- Born: Rosalie M. Gresser October 13, 1921 Pittsburgh, Pennsylvania, United States
- Died: January 4, 2010 (aged 88) Anaheim, California, United States
- Occupations: Playwright Actor Activist
- Known for: Founder of the Orange County Feminist Repertory Theater Founder of Orange County's National Organization for Women

= Rosalie Abrams =

American dramatist

Rosalie Abrams (October 13, 1921 – January 4, 2010) was an American feminist playwright, actress and activist. She founded the Orange County Feminist Repertory Theater and the first chapter of the National Organization for Women in Orange County, California.

==Early personal life and education==

Rosalie Gresser Abrams was born in Pittsburgh, Pennsylvania in 1921. Her parents were Naomi and Albert Gresser. Eventually she married Maurice Abrams, and with their two children, they moved to Los Angeles, California in 1954. By 1960 they had moved to Anaheim. She obtained her bachelors (1971) and masters (1975), theater arts, from California State University, Fullerton. In the 1970s she took up tap dancing, and performed into her 80s.

==Career and activism==

===Feminist activism in Orange County===

In September 1969, Abrams founded the first chapter of the National Organization for Women (NOW) in Orange County, California, which was also the first major feminist organization in the county. In 1970 she served as vice president and the following year, she was president. The organization would find its base membership with members of the Unitarian faith, where Abrams was an active member. Abrams stated that many of the women who attended did so in secret, not wanting their husbands to know, and that the term "women's liberation" was considered a "dirty word" at the time.
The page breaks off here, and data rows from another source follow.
template <int NET, int piece>
__device__ __forceinline__ void encode_piece(uint8_t* smem, const Pt& pt, int row, int half, bool exact, bool lerp,
                                             float (&carry)[2]) {
  if (NET == NET_SPACE) {
    if (half == 0) encode_space_piece<0, piece < 2 ? piece : 1>(smem, pt, row, exact, carry);
    else encode_space_piece<1, piece < 2 ? piece : 1>(smem, pt, row, exact, carry);
  } else {
    if (half == 0) encode_motion_piece<0, piece>(smem, pt, row, exact, lerp);
    else encode_motion_piece<1, piece>(smem, pt, row, exact, lerp);
  }
}

template <int NZ>
__device__ __noinline__ void fused_composite_loop(const TcParams& P, const float* rows, float* cdf, uint32_t bar_full, uint32_t bar_empty,
                                                  long long n_tiles, int j, int lane) {
  const FuseCoarse& F = P.fuse;
  const PointSrc& src = P.src;
  const long long n_slots = src.count ? (long long)(*src.count) : src.n_slots;
  const int n1 = 64, n2 = F.n2;
  uint32_t n = 0;
  for (long long tile = blockIdx.x; tile < n_tiles; tile += gridDim.x, ++n) {
    mbar_wait(bar_full, n & 1);
    const long long slot = tile * 2 + j;
    if (slot < n_slots) {
      const long long ray = src.hit ? (long long)src.hit[slot] : slot;
      const float* tp = src.t + ray * n1;
      const float4* rp = reinterpret_cast<const float4*>(rows) + j * 64;
      float t[2], sg[2];
#pragma unroll
      for (int s = 0; s < 2; ++s) {
        const int k = s * 32 + lane;
        const float tk = __ldg(tp + k);
        float v = rp[k].w;
        if (F.is_bkgd) {
          if (tk < F.near_plane) v = 0.0f;
        } else {
          if (tk < 0.0f) v = 0.0f;
          if (F.apply_thr && v < F.thr) v = 0.0f;
        }
        t[s] = tk;
        sg[s] = v;
      }
      const float* up = F.u ? F.u + ray * n2 : nullptr;
      const uint64_t seed = F.seed;
      const uint32_t stream = 64u + (uint32_t)F.layer;
      const unsigned long long gid = F.idmap(F.ray_base + ray);
      rs::LayerOut lo;
      rs::composite_resample_ray<2, NZ>(
          t, sg, n1, n2, F.boarder,
          [rp, lane](int s) {
            const float4 v = rp[s * 32 + lane];
            return make_float3(__fdiv_rn(1.0f, __fadd_rn(1.0f, expf(-v.x))), __fdiv_rn(1.0f, __fadd_rn(1.0f, expf(-v.y))),
                               __fdiv_rn(1.0f, __fadd_rn(1.0f, expf(-v.z))));
          },
          [up, seed, stream, gid](int jj) { return up ? up[jj] : philox_uniform(seed, stream, gid, (uint32_t)jj); },
          cdf, F.t_fine + ray * (n1 + n2), lane, lo, F.z_new ? F.z_new + ray * n2 : nullptr,
          F.z_new ? F.src_map + ray * (n1 + n2) : nullptr);
      if (F.img && lane < 5) {
        const long long rg = F.ray_base + ray;
        const float v = lane == 0 ? lo.pix[0] : lane == 1 ? lo.pix[1] : lane == 2 ? lo.pix[2] : lane == 3 ? lo.pix[3] : lo.pix[4];
        if (F.pixels) F.img[rg * 5 + lane] = v;
        else if (lane < 3) F.img[rg * 3 + lane] = v;
        else F.img[(long long)lane * F.n_total + rg] = v;
      }
    }
    __syncwarp();
    if (lane == 0) mbar_arrive(bar_empty);
  }
}

template <int NET, int N, bool LOFIRST>
__device__ __forceinline__ void mma_layer(float (&acc)[128], int l, bool sp, uint32_t sbase, uint32_t a_row, uint32_t bars,
                                          uint32_t& cnt, int lane) {
  using S = Sched<NET>;
  using W = WSched<NET>;
  constexpr uint32_t NST = S::n_stage;
#pragma unroll
  for (int i = 0; i < N / 2; ++i) acc[i] = 0.f;
  acc_fence<N / 2>(acc);
  wgmma_fence();
  const int nact = S::act_chunks(l);
  int pend = -1;
  auto release = [&](int s) {
    __syncwarp();
    mbar_arrive_if(bars + 8u * (uint32_t)(BAR_WEMPTY + s), lane == 0);
  };
  auto a_block = [&](int ch) {
    uint32_t hi, lo;
    if (ch < nact) {
      hi = sbase + S::act_base + ch * ABLOCK + a_row;
      lo = hi + S::LO_STRIDE;
    } else {
      hi = sbase + S::enc_base + (ch - nact) * ABLOCK + a_row;
      lo = hi + S::ENC_LO_STRIDE;
    }
    return make_uint2(hi, lo);
  };
  W::template for_each_step<LOFIRST>(l, sp, a_block, [&](const uint2& a, auto st) {
    const uint32_t hi = a.x + 64u * st.sub, lo = a.y + 64u * st.sub;
    const uint32_t a0 = decltype(st)::a == A_LO ? lo : hi;
    const uint32_t s = cnt % NST, n = cnt / NST;
    mbar_wait(bars + 8u * (BAR_WFULL + s), n & 1);
    const uint32_t w = sbase + S::ring_base + s * S::stage_bytes;
#pragma unroll
    for (int ks = 0; ks < 2; ++ks) wgmma_k16<N>(acc, desc_sw128(a0 + ks * 32), desc_sw64(w + ks * 32));
    if constexpr (decltype(st)::a == A_HI_LO) {
#pragma unroll
      for (int ks = 0; ks < 2; ++ks) wgmma_k16<N>(acc, desc_sw128(lo + ks * 32), desc_sw64(w + ks * 32));
    }
    wgmma_commit();
    wgmma_wait<1>();
    if (pend >= 0) release(pend);
    pend = (int)s;
    ++cnt;
  });
  wgmma_wait<0>();
  acc_fence<N / 2>(acc);
  release(pend);
}

template <int NET, int N, bool SIGMA>
__device__ __forceinline__ void epi_hidden(const float (&acc)[128], const float* __restrict__ bias, const float* __restrict__ wsig,
                                           uint8_t* smem, int r0, int cq, bool lo_too, float& sig0, float& sig1) {
  using S = Sched<NET>;
#pragma unroll
  for (int j = 0; j < N / 8; ++j) {
    const int col = 8 * j + cq;
    const float2 b = __ldg(reinterpret_cast<const float2*>(bias + col));
    const float v00 = fmaxf(acc[4 * j] + b.x, 0.f), v01 = fmaxf(acc[4 * j + 1] + b.y, 0.f);
    const float v10 = fmaxf(acc[4 * j + 2] + b.x, 0.f), v11 = fmaxf(acc[4 * j + 3] + b.y, 0.f);
    if (SIGMA) {
      const float2 w = __ldg(reinterpret_cast<const float2*>(wsig + col));
      sig0 = fmaf(v00, w.x, sig0); sig0 = fmaf(v01, w.y, sig0);
      sig1 = fmaf(v10, w.x, sig1); sig1 = fmaf(v11, w.y, sig1);
    }
    uint8_t* blk = smem + S::act_base + (col >> 6) * ABLOCK;
    const uint32_t o0 = sw128_offset(r0, col & 63), o1 = sw128_offset(r0 + 8, col & 63);
    const uint32_t h0 = pack_f16x2(v00, v01), h1 = pack_f16x2(v10, v11);
    *reinterpret_cast<uint32_t*>(blk + o0) = h0;
    *reinterpret_cast<uint32_t*>(blk + o1) = h1;
    if (lo_too) {
      const float2 f0 = unpack_f16x2(h0), f1 = unpack_f16x2(h1);
      *reinterpret_cast<uint32_t*>(blk + S::LO_STRIDE + o0) = pack_f16x2(v00 - f0.x, v01 - f0.y);
      *reinterpret_cast<uint32_t*>(blk + S::LO_STRIDE + o1) = pack_f16x2(v10 - f1.x, v11 - f1.y);
    }
  }
}

__device__ __forceinline__ float quad_sum(float v) {
  v += __shfl_xor_sync(0xffffffffu, v, 1);
  v += __shfl_xor_sync(0xffffffffu, v, 2);
  return v;
}

template <int NET, bool LOFIRST>
__global__ void __launch_bounds__(NTHREADS, 1) mlp_tc_kernel(const __grid_constant__ TcParams P) {
  using S = Sched<NET>;
  extern __shared__ __align__(1024) uint8_t smem[];
  const uint32_t sbase = smem_u32(smem);
  if ((sbase & 1023u) != 0) {
    if (threadIdx.x == 0) printf("stnerf mlp_tc: dynamic shared memory base %u is not 1024-byte aligned\n", sbase);
    __trap();
  }
  const uint32_t bars = sbase + S::misc_base;
  auto BAR = [bars](int i) { return bars + 8u * (uint32_t)i; };
  Pt* s_rows = reinterpret_cast<Pt*>(smem + S::misc_base + MISC_ROWS);
  float* s_part = reinterpret_cast<float*>(smem + S::misc_base + MISC_PART);

  const int tid = threadIdx.x, lane = tid & 31;
  const int warp = __shfl_sync(0xffffffffu, tid >> 5, 0);
  const int wgi = __shfl_sync(0xffffffffu, tid >> 7, 0);
  const bool exact = P.exact != 0;
  const bool single_last = P.single_last != 0;
  auto split = [&](int l) { return exact && !(single_last && l == S::N_LAYERS - 1); };
  const long long n_points = src_num_points(P.src);
  const long long n_tiles = (n_points + TILE_M - 1) / TILE_M;
  constexpr uint32_t NST = S::n_stage;
  if (tid == 0) {
    for (int i = 0; i < MAX_STAGE; ++i) { mbar_init(BAR(BAR_WFULL + i), 1); mbar_init(BAR(BAR_WEMPTY + i), N_MATH_WARPS); }
    for (int j = 0; j < 2; ++j) {
      mbar_init(BAR(BAR_RAWFULL + j), 4);
      mbar_init(BAR(BAR_RAWEMPTY + j), 1);
    }
    asm volatile("fence.mbarrier_init.release.cluster;" ::: "memory");
  }
  __syncthreads();

  if (warp == 0) {
    using W = WSched<NET>;
    uint32_t cnt = 0;
    for (long long tile = blockIdx.x; tile < n_tiles; tile += gridDim.x) {
      const uint8_t* layer = P.wstream;
      for (int l = 0; l < S::N_LAYERS; ++l) {
        W::template for_each_step<LOFIRST>(l, split(l), [](int) { return 0; }, [&](int, auto st) {
          const uint32_t s = cnt % NST, n = cnt / NST;
          mbar_wait(BAR(BAR_WEMPTY + s), (n & 1) ^ 1);
          load_stage_elect(sbase + S::ring_base + s * S::stage_bytes, layer + st.offset, W::stage_bytes(l), BAR(BAR_WFULL + s));
          ++cnt;
        });
        layer += W::layer_bytes(l);
      }
    }
  } else if (NET == NET_SPACE && (warp == 2 || warp == 3)) {
    if (P.fuse.on) {
      const int j = warp - 2;
      float* cdf = reinterpret_cast<float*>(smem + S::misc_base + MISC_CDF) + j * 64;
      if (P.fuse.n2 <= 128)
        fused_composite_loop<4>(P, s_part, cdf, BAR(BAR_RAWFULL + j), BAR(BAR_RAWEMPTY + j), n_tiles, j, lane);
      else
        fused_composite_loop<8>(P, s_part, cdf, BAR(BAR_RAWFULL + j), BAR(BAR_RAWEMPTY + j), n_tiles, j, lane);
    }
  } else if (wgi >= MATH_WG0) {
    const int wg = wgi - MATH_WG0;
    const int wt = tid & 127;
    const int erow = wg * 64 + (wt & 63), ehalf = wt >> 6;
    const int r0 = wg * 64 + (wt >> 5) * 16 + (lane >> 2);
    const int cq = 2 * (lane & 3);
    const uint32_t a_row = (uint32_t)wg * 8u * 1024u;
    const float* bias_all = P.aux + AUX_BIAS;
    const bool lerp = (NET == NET_MOTION) && (P.lerp_force >= 0 ? (P.lerp_force != 0) : (P.lerp_flag && *P.lerp_flag != 0));
    const bool fused = (NET == NET_SPACE) && P.fuse.on;
    uint32_t cnt = 0, tile_no = 0;
    float acc[128];
    for (long long tile = blockIdx.x; tile < n_tiles; tile += gridDim.x, ++tile_no) {
      wg_bar_sync(wg);
      const Pt cur = fetch_pt(P.src, tile * TILE_M + erow, n_points);
      if (ehalf == 0) s_rows[erow] = cur;
      float carry[2] = {0.f, 0.f};
      if (NET == NET_MOTION) {
        uint8_t* enc = smem + S::enc_base + ehalf * ABLOCK;
        for (int c = (ehalf == 0 ? 48 : 40); c < 64; c += 8) {
          const uint32_t off = sw128_offset(erow, c);
          *reinterpret_cast<uint4*>(enc + off) = make_uint4(0, 0, 0, 0);
          *reinterpret_cast<uint4*>(enc + S::ENC_LO_STRIDE + off) = make_uint4(0, 0, 0, 0);
        }
      }
      encode_piece<NET, 0>(smem, cur, erow, ehalf, exact, lerp, carry);
      encode_piece<NET, 1>(smem, cur, erow, ehalf, exact, lerp, carry);
      if (NET == NET_MOTION) encode_piece<NET, 2>(smem, cur, erow, ehalf, exact, lerp, carry);
      float sig0 = 0.f, sig1 = 0.f;
      for (int l = 0; l < S::N_LAYERS; ++l) {
        fence_proxy_async();
        wg_bar_sync(wg);
        const bool last = (l == S::N_LAYERS - 1);
        if (!last) {
          mma_layer<NET, (NET == NET_SPACE ? 256 : 128), LOFIRST>(acc, l, split(l), sbase, a_row, bars, cnt, lane);
          if (NET == NET_SPACE && l == 6)
            epi_hidden<NET, 256, true>(acc, bias_all + l * 256, P.aux + AUX_WSIG, smem, r0, cq, split(l + 1), sig0, sig1);
          else
            epi_hidden<NET, (NET == NET_SPACE ? 256 : 128), false>(acc, bias_all + l * 256, nullptr, smem, r0, cq, split(l + 1), sig0, sig1);
          continue;
        }
        mma_layer<NET, 128, LOFIRST>(acc, l, split(l), sbase, a_row, bars, cnt, lane);
        const Pt p0 = s_rows[r0], p1 = s_rows[r0 + 8];
        const float* b0 = (NET == NET_SPACE) ? (P.cbuf + (size_t)p0.cidx * 128) : bias_all + l * 256;
        const float* b1 = (NET == NET_SPACE) ? (P.cbuf + (size_t)p1.cidx * 128) : bias_all + l * 256;
        float d0[3] = {0.f, 0.f, 0.f}, d1[3] = {0.f, 0.f, 0.f};
#pragma unroll
        for (int j = 0; j < 16; ++j) {
          const int col = 8 * j + cq;
          const float2 ba = __ldg(reinterpret_cast<const float2*>(b0 + col));
          const float2 bb = __ldg(reinterpret_cast<const float2*>(b1 + col));
          const float v00 = fmaxf(acc[4 * j] + ba.x, 0.f), v01 = fmaxf(acc[4 * j + 1] + ba.y, 0.f);
          const float v10 = fmaxf(acc[4 * j + 2] + bb.x, 0.f), v11 = fmaxf(acc[4 * j + 3] + bb.y, 0.f);
#pragma unroll
          for (int o = 0; o < 3; ++o) {
            const float2 w = __ldg(reinterpret_cast<const float2*>(P.aux + AUX_WOUT + o * 128 + col));
            d0[o] = fmaf(v00, w.x, d0[o]); d0[o] = fmaf(v01, w.y, d0[o]);
            d1[o] = fmaf(v10, w.x, d1[o]); d1[o] = fmaf(v11, w.y, d1[o]);
          }
        }
#pragma unroll
        for (int o = 0; o < 3; ++o) { d0[o] = quad_sum(d0[o]) + P.aux[AUX_BOUT + o]; d1[o] = quad_sum(d1[o]) + P.aux[AUX_BOUT + o]; }
        if (NET == NET_SPACE) { sig0 = quad_sum(sig0) + P.aux[AUX_BSIG]; sig1 = quad_sum(sig1) + P.aux[AUX_BSIG]; }
        if (fused) {
          if (tile_no > 0) mbar_wait(BAR(BAR_RAWEMPTY + wg), (tile_no - 1) & 1);
          if ((lane & 3) == 0) {
            reinterpret_cast<float4*>(s_part)[r0] = make_float4(d0[0], d0[1], d0[2], sig0);
            reinterpret_cast<float4*>(s_part)[r0 + 8] = make_float4(d1[0], d1[1], d1[2], sig1);
          }
          __syncwarp();
          if (lane == 0) mbar_arrive(BAR(BAR_RAWFULL + wg));
        }
        if ((lane & 3) == 0) {
#pragma unroll
          for (int h = 0; h < 2; ++h) {
            const Pt& p = h ? p1 : p0;
            const float* o = h ? d1 : d0;
            const float sg = h ? sig1 : sig0;
            if (p.out_index < 0) continue;
            const int oi = p.out_index;
            if (NET == NET_SPACE) {
              if (P.raw) reinterpret_cast<float4*>(P.raw)[oi] = make_float4(o[0], o[1], o[2], sg);
              if (P.rgb_out) { P.rgb_out[3 * (size_t)oi] = o[0]; P.rgb_out[3 * (size_t)oi + 1] = o[1]; P.rgb_out[3 * (size_t)oi + 2] = o[2]; }
              if (P.sigma_out) P.sigma_out[oi] = sg;
            } else {
              const long long pidx = tile * TILE_M + r0 + 8 * h;
              if (P.flow_out) { P.flow_out[3 * pidx] = o[0]; P.flow_out[3 * pidx + 1] = o[1]; P.flow_out[3 * pidx + 2] = o[2]; }
              if (P.xyz_out) {
                P.xyz_out[3 * pidx] = __fadd_rn(p.x, o[0]);
                P.xyz_out[3 * pidx + 1] = __fadd_rn(p.y, o[1]);
                P.xyz_out[3 * pidx + 2] = __fadd_rn(p.z, o[2]);
              }
            }
          }
        }
      }
    }
  }
}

That year, 1971, she found the Orange County Feminist Repertory Theater, one of the first feminist theaters in the U.S.. The theater served as a unique venue for subjects that weren't being covered by other theaters in the area, specifically related to politics and women's rights. That same year, Abrams wrote "Myth America: How Far Have You Really Come?" which allowed Abrams to express her political and social views, and help raise funds for the NOW chapter with the play's performance. The play's first performance was held in Sacramento at the first California NOW conference.
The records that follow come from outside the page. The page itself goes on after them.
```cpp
inline int add_pack(HostPlan& p, int orient, const std::vector<int64_t>& src, int ld, int col0, int ncols) {
    PackDesc q{}; q.orient = orient; q.n_src = (int)src.size(); q.ld = ld; q.col0 = col0; q.ncols = ncols;
    for (size_t i = 0; i < src.size(); ++i) q.src[i] = src[i];
    p.packs.push_back(q); return (int)p.packs.size() - 1;
// ... 843 lines not shown
        std::vector<int32_t> extra;
        for (auto& f : fins) {
            if (!is_ph1(f)) ++p.n_fin_ph0;
            if (is_ph1(f) && f.target >= 0 && !tgt_is_enc[f.target]) p.grad_split = -1;
            for (int64_t m : f.more) if ((p.grad_split >= 0 && m < p.grad_split) != is_ph1(f)) p.grad_split = -1;
            T.push_back((int32_t)(f.dst & 0xffffffff)); T.push_back((int32_t)(f.dst >> 32)); T.push_back(f.rows); T.push_back(f.cols);
            T.push_back(f.ld); T.push_back(f.target); T.push_back(f.kind);
            T.push_back(f.more.empty() ? 0 : (int32_t)(fins.size() * FIN_INTS + extra.size()));
            if (!f.more.empty()) {
                extra.push_back((int32_t)f.more.size());
                for (int64_t m : f.more) { extra.push_back((int32_t)(m & 0xffffffff)); extra.push_back((int32_t)(m >> 32)); }
            }
        }
        T.insert(T.end(), extra.begin(), extra.end());
        if (p.grad_split < 0) p.n_fin_ph0 = p.n_fin;
    }

    p.info.rows_per_tile = p.rows; p.info.total_nodes = p.NN; p.info.lds_bytes = (int64_t)p.n_blk * p.blk_bytes;
    p.info.flops_fwd = alg_fwd; p.info.flops_bwd = alg_bwd; p.info.flops_exec_fwd = exec_fwd; p.info.flops_exec_bwd = exec_bwd;
    double bytes = 0, bytes_all = 0;
    for (int t = 0; t < NT; ++t) { bytes += (double)enc_n[t] * d.type_width[t] * (p.split ? 4 : p.esize); bytes_all += (double)d.type_nodes[t] * d.type_width[t] * (p.split ? 4 : p.esize); }
    p.info.bytes_in = bytes_all; p.info.bytes_in_live = bytes; p.info.n_gradw_workgroups = p.n_wg_gradw;
    p.info.n_launches_fwd = 3 + L; p.info.n_launches_bwd = 3 + L;
    p.info.grad_split = p.grad_split;
    p.info.kernel_sets = (p.fused ? 1 : 0) | (p.slab ? 2 : 0);

    {
        const double es = p.esize * p.planes, act = (double)p.enc_live_nodes * H * es;
        auto add = [&](const std::string& name, int bound, double fa, double fe, double by) {
            mshgnn_kernel_stat k{}; std::snprintf(k.name, sizeof(k.name), "%s", name.c_str());
// ... 59 lines not shown
```

### morphsym_hgnn_amd/csrc/mshgnn_x3.hip

```cpp
#include "mshgnn_x3_stack.hpp"
#include "mshgnn_enc.hpp"
#include "mshgnn_launch.hpp"

__device__ __forceinline__ void prep_one_x3(const PrepArgs& a, int idx, bool with_bias) {
    constexpr int EPC = 8, NBV = 8;
    const int vec_per_pack = H * H / EPC;
    const int npk = a.pack_n < 0 ? a.n_packs : a.pack_n;
    const int total = npk * vec_per_pack;
    if (idx < total) {
        const int pack = a.pack0 + idx / vec_per_pack, r = idx % vec_per_pack;
        const int gid = pack * vec_per_pack + r;
        const int lane = r % 64, v = (r / 64) % NBV, wv = r / (64 * NBV);
        const PackDesc pd = a.packs[pack];
        float g[8][EPC];
#pragma unroll
        for (int i = 0; i < 8; ++i)
#pragma unroll
            for (int x = 0; x < EPC; ++x) {
                const int i16 = lane & 15;
                const int k = 32 * (lane >> 4) + 8 * (v & 3) + x, col = wv * 32 + 8 * (i16 >> 2) + 4 * (v >> 2) + (i16 & 3);
                g[i][x] = 0.f;
                if (i < pd.n_src) {
                    if (pd.orient == 0) { if (k < pd.ncols) g[i][x] = a.params[pd.src[i] + (int64_t)col * pd.ld + pd.col0 + k]; }
                    else g[i][x] = a.params[pd.src[i] + (int64_t)k * pd.ld + col];
// ... 124 lines not shown
#ifndef GWX3_WPS
#define GWX3_WPS 3
#endif

template <bool ALIGNED> __global__ __launch_bounds__(256, GWX3_WPS) void k_gradw_x3_lean(GradwArgs a) {
    using T = T16;
    constexpr int KW = 32;
    __shared__ __attribute__((aligned(16))) __bf16 Ph[KW * GWB_PITCH];
    __shared__ __attribute__((aligned(16))) __bf16 Pl[KW * GWB_PITCH];
    __shared__ __attribute__((aligned(16))) __bf16 Qh[KW * GWB_PITCH];
    __shared__ __attribute__((aligned(16))) __bf16 Ql[KW * GWB_PITCH];
    __shared__ __attribute__((aligned(16))) u32x4 mlut[256];
    __shared__ __attribute__((aligned(16))) u32x4 qfix[16][2];
    __shared__ __attribute__((aligned(16))) u32x4 qsign_t[GW_IPL][16][2];
    __shared__ unsigned long long sbase[GW_IPL][4];
    const int tid = threadIdx.x, lane = tid & 63, wv = __builtin_amdgcn_readfirstlane(tid >> 6);
    mlut[tid] = chunk_mask_bits<__bf16>(u32x4{0xffffffffu, 0xffffffffu, 0xffffffffu, 0xffffffffu}, (unsigned)tid);
    const int wr = wv >> 1, wc = wv & 1;
    const int ln = a.lane_order[blockIdx.x % a.n_pad], part = blockIdx.x / a.n_pad;
    if (ln < 0) return;
    const int* lh = a.lanes + ln * LANE_INTS;
    const int it0 = lh[0], nit = lh[1] - lh[0], bias_flag = lh[3];
    const int* im0 = a.items + it0 * ITEM_INTS;
    const int nchunks = (a.B + KW - 1) / KW;
    const int ch0 = (int)((int64_t)part * nchunks / a.n_parts), ch1 = (int)((int64_t)(part + 1) * nchunks / a.n_parts);
    const int nsteps = ch1 - ch0, total = nsteps * nit;
    const int c = tid & 15, r2 = (tid >> 4) * 2;
    constexpr int ROWB = 2 * H * (int)sizeof(T);

    const bool p_masked = im0[9] >= 0, q_act = im0[4] >= 0;
    const int ntile = (a.B + 15) >> 4;
    const unsigned voffP = (unsigned)(r2 * ROWB + c * 16);
    const unsigned voffM = (unsigned)(((c >> 2) * ntile + (r2 >> 4)) * 64 + (c & 3) * 16 + (r2 & 15));
    const int qt = q_act ? 0 : im0[3] - BUF_IN;
// ... 262 lines not shown
    }
    if (c.gw_phase != 1 && !c.stack_done) {
        StackArgs a{};
        x3_stack_args(p, c, lay, a);
        a.tile_in = c.ws + lay.dx[hp.L]; a.training = 1;
        const pick::StackPick pk = pick::pick_stack(stack_query(p, c, pick::PLAN_X3, pick::OP_BWD, tr.blk, a));
        apply_stack_pick(hp, pk, lay, a);
        ProfScope ps(p, hp.ks_stack_bwd, st);
        if (int rc = launch_stack(x3_stack_kernel(hp, pk), pk, st, a)) return rc;
    }
    const int gw_parts = gw_parts_for(hp.n_parts, hp.n_lanes, hp.gw_ipl, B, tr.gw_windows, p->n_cu);
    if (c.grad_params) {
        GradwArgs a{};
        fill_gradw_args(p, c, lay, tr, gw_parts, a);
        ProfScope ps(p, hp.ks_gradw, st);
        if (a.n_pad <= 0) {}
        else if (a.aligned) hipLaunchKernelGGL(k_gradw_x3_lean<true>, dim3(a.n_pad * gw_parts), dim3(256), 0, st, a);
        else hipLaunchKernelGGL(k_gradw_x3_lean<false>, dim3(a.n_pad * gw_parts), dim3(256), 0, st, a);
    }
    return run_finalize(p, c, lay, gw_parts);
}
```

Baseline: 44.83 million windows/s.

## Move decoder-gradient, zeroing and loss work into extra gradw workgroups; slim finalize

Adds side workgroups to the weight-gradient kernels that zero unused gradient regions, reduce decoder weight/bias gradients and compute the loss, so that work overlaps with the main gradw blocks. For non-f32 plans, finalize becomes a lighter per-row-slab kernel that only reduces the MATRIX/BIAS slabs across lanes and parts, using float4 loads. The old finalize is kept as k_finalize_whole for f32 and loss-only paths. The cost targeted is finalize's serial tail and its large 2-D grid, paid for with extra plan tables and a branch at the start of every gradw block.

```diff
diff --git a/morphsym_hgnn_amd/csrc/mshgnn.hip b/morphsym_hgnn_amd/csrc/mshgnn.hip
--- a/morphsym_hgnn_amd/csrc/mshgnn.hip
+++ b/morphsym_hgnn_amd/csrc/mshgnn.hip
@@ -950,10 +950,13 @@
     __shared__ __attribute__((aligned(16))) u32x4 qsign_t[GW_IPL][16];
     __shared__ unsigned long long sbase[GW_IPL][4];
     __shared__ unsigned long long sser[SERIES ? GW_IPL : 1][16][2];
+    const int sw = (int)blockIdx.x - a.side.wg0;
+    if (sw >= 0 && sw < a.side.n_grid) { if (sw < a.side.n) gw_side_workgroup(a.side, sw); return; }
+    const int bx = (int)blockIdx.x - a.side.main0;
     const int tid = threadIdx.x, lane = tid & 63, wv = __builtin_amdgcn_readfirstlane(tid >> 6);
     mlut[tid] = chunk_mask_bits<__bf16>(u32x4{0xffffffffu, 0xffffffffu, 0xffffffffu, 0xffffffffu}, (unsigned)tid);
     const int wr = wv >> 1, wc = wv & 1;
-    const int ln = a.lane_order[blockIdx.x % a.n_pad], part = blockIdx.x / a.n_pad;
+    const int ln = a.lane_order[bx % a.n_pad], part = bx / a.n_pad;
     if (ln < 0) return;
     const int* lh = a.lanes + ln * LANE_INTS;
     const int it0 = lh[0], nit = lh[1] - lh[0], bias_flag = lh[3];
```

Abrams and her husband funded the rental payments for the first pro-choice feminist women's health clinic in Orange County, in 1973. The couple, along with other members of NOW and regional churches, were active in fighting against violence towards pro-choice women's clinics. Abrams described their role as defending clinics "from being burned and destroyed, by staying overnight, sleeping in our cars, and securing the doors with our bodies." Abrams, along with five other women, picketed the Orange County Medical Center, demanding women's rights for abortions, after 47 women were denied abortions at the hospital due to a moratorium being placed on the procedure. The moratorium was started after protests by physicians, claiming that they were overworked due to having to perform over 20 abortions a week. The protest was organized by Abrams and the newly founded Orange County NOW chapter. During the protest she carried a sign reading: "If Men Bore Children, Abortion Laws Wouldn't Exist." Three years later the United States Supreme Court legalized abortion with Roe v. Wade.

In 1976, Abrams wrote and performed an original piece about Martha Beall Mitchell, which she performed during the bicentennial during the fifth annual California NOW conference.

===Educator and other political concerns===

Abrams used not only her performances as educational tools, but also has taught courses on feminist issues at various regional schools and colleges. She went on to become the "feminist consultant" for the psychology department at Fullerton College in 1975. She also did fundraising, lecturing, and facilitated discussion forums about the Civil Rights Movement, Sino-American relations, the Vietnam War, the Iraq War, the Israeli–Palestinian conflict, Central American politics and American labor rights.

==Later life and legacy==

In 1996, Abrams was awarded the Veteran Feminists of America Medal of Honor by NOW. As of 1997, Abrams had started a new program for the theater, focusing on local issues in the county and United States, believing that "...there are things that our country has been instrumental in doing that perpetuate the oppression of women all over the world." Abrams was later diagnosed with Alzheimer's disease, and served as a greeter at the local Unitarian church.

Rosalie Abrams died on January 4, 2010, from complications related to Alzheimer's disease.

==Political opinions and beliefs==

Abrams believed that despite strong efforts to unite women and fight sexism, those efforts "are now being slowly eroded." She supported the passing of the Equal Rights Amendment, which she believed would help women reach not only general equality with men, but equality in the workplace. Abrams also believes that abortion rights are still in need of fighting, stating that, despite the success of Roe v. Wade, "things don't happen in straight lines. The more successful you are, the worse the backlash becomes."